# [About this task]
Check every line below for the word "unsigned" and copy the ones that have it.

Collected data
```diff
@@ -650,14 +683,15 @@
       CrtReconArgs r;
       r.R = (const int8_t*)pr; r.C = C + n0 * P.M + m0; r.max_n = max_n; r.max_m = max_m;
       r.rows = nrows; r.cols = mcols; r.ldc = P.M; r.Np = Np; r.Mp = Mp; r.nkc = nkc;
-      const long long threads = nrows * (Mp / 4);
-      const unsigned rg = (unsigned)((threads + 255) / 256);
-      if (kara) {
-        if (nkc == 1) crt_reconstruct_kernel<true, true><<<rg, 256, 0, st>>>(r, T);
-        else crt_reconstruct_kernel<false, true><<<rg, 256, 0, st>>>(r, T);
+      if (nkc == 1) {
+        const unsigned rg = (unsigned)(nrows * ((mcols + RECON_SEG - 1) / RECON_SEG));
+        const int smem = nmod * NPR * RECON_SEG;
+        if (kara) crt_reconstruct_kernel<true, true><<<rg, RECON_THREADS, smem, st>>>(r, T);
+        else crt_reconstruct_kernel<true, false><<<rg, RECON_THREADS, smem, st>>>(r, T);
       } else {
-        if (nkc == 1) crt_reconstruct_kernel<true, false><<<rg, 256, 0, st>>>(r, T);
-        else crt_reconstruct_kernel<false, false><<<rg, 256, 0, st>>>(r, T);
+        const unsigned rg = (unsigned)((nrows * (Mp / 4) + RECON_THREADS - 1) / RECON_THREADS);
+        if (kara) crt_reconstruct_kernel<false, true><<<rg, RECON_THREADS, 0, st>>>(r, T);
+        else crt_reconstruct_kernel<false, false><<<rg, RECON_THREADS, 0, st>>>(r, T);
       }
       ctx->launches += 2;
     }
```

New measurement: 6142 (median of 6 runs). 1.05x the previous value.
---
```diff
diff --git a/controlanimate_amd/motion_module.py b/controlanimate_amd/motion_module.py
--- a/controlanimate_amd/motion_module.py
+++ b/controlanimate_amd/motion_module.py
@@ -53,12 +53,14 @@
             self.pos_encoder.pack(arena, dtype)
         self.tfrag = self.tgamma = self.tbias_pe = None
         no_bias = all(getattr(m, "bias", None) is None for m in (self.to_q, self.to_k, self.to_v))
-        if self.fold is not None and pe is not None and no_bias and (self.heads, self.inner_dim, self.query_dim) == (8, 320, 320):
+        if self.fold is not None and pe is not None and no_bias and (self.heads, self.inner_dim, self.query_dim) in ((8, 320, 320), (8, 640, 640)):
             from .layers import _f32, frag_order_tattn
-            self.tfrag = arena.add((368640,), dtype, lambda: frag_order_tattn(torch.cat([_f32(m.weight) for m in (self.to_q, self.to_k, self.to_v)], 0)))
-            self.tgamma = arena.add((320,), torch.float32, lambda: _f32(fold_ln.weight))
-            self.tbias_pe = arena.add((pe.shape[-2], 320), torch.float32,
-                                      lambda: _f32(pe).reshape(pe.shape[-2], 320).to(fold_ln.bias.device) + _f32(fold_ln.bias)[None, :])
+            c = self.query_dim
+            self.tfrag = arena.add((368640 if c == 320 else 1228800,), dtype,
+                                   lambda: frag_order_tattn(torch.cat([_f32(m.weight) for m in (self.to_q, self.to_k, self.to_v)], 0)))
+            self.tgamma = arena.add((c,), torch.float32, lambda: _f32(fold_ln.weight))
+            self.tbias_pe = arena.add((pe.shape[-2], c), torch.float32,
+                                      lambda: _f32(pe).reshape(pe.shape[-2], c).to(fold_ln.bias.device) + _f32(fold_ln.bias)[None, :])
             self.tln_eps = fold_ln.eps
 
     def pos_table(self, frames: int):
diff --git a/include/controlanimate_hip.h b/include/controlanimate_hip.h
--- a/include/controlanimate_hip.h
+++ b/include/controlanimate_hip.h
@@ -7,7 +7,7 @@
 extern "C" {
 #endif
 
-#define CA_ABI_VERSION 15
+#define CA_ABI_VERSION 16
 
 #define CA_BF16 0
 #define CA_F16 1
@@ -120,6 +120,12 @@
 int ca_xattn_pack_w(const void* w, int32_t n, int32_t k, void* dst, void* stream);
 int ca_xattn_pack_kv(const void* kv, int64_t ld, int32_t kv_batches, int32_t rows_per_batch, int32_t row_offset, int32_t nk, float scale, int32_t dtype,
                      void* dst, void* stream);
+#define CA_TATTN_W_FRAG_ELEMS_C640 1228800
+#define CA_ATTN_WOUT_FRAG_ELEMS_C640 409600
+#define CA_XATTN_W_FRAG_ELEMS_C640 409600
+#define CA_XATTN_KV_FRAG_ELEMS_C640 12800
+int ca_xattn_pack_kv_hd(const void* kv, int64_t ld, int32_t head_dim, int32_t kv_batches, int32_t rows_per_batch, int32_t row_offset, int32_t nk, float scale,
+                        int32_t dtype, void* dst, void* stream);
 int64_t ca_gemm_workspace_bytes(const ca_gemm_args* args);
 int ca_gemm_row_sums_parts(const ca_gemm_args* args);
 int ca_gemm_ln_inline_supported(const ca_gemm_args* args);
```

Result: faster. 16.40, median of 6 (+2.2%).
==
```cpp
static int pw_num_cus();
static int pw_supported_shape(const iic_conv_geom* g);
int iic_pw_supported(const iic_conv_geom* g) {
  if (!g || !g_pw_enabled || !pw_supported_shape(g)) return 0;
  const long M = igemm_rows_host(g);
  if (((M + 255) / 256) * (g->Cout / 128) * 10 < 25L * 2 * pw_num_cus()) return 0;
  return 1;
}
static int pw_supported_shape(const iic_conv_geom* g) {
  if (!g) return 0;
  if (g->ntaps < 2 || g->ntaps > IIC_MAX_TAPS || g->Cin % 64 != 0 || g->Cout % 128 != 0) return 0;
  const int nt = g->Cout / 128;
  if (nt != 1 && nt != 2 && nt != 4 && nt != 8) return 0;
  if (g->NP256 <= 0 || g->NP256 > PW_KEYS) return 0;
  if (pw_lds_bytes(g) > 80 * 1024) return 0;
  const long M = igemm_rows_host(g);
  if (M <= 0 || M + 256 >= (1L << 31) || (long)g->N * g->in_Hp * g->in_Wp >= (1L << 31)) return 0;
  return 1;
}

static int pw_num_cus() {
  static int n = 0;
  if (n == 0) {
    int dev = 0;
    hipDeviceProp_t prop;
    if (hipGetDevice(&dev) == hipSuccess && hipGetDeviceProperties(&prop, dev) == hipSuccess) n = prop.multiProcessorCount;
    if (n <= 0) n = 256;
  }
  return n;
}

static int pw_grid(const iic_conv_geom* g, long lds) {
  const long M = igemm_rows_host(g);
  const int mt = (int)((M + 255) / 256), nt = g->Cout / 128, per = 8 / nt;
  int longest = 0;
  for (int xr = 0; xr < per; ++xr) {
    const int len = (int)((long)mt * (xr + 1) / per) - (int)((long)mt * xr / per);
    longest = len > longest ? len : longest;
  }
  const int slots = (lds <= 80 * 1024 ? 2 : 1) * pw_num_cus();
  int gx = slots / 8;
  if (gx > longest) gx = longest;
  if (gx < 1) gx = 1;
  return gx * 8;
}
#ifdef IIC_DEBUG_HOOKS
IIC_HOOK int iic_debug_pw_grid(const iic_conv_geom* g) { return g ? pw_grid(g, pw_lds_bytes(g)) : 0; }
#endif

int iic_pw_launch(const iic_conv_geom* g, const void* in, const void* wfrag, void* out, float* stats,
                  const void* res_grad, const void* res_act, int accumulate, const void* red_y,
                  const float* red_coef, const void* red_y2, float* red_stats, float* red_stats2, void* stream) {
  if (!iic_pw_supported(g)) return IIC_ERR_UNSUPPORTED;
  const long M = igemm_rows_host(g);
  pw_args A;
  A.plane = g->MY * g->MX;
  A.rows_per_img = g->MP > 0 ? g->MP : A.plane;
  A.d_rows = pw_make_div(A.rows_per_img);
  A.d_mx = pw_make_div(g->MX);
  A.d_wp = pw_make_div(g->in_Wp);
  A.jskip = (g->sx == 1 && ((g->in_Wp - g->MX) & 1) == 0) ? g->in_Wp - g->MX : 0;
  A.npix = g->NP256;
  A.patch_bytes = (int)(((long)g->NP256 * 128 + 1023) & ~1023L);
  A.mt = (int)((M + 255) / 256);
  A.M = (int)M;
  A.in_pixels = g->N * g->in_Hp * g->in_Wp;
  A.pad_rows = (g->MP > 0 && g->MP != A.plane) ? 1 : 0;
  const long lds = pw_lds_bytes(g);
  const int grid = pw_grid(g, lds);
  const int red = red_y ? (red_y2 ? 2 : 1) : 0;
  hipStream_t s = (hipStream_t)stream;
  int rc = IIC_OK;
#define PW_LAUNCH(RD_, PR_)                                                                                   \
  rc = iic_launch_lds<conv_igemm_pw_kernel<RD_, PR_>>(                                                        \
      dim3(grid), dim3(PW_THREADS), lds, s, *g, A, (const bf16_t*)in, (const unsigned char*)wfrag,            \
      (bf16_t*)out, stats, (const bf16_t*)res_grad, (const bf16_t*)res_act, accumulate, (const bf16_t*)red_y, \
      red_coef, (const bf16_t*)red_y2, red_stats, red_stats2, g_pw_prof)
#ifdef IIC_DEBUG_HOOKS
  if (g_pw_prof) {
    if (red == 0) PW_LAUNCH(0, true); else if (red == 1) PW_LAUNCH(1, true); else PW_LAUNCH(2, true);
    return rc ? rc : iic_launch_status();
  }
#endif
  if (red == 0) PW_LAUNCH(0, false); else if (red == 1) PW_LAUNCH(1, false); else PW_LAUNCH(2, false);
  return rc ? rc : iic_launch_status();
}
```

# [Exercise answer]
-      const unsigned rg = (unsigned)((threads + 255) / 256);
+        const unsigned rg = (unsigned)(nrows * ((mcols + RECON_SEG - 1) / RECON_SEG));
+        const unsigned rg = (unsigned)((nrows * (Mp / 4) + RECON_THREADS - 1) / RECON_THREADS);
      dim3(grid), dim3(PW_THREADS), lds, s, *g, A, (const bf16_t*)in, (const unsigned char*)wfrag,            \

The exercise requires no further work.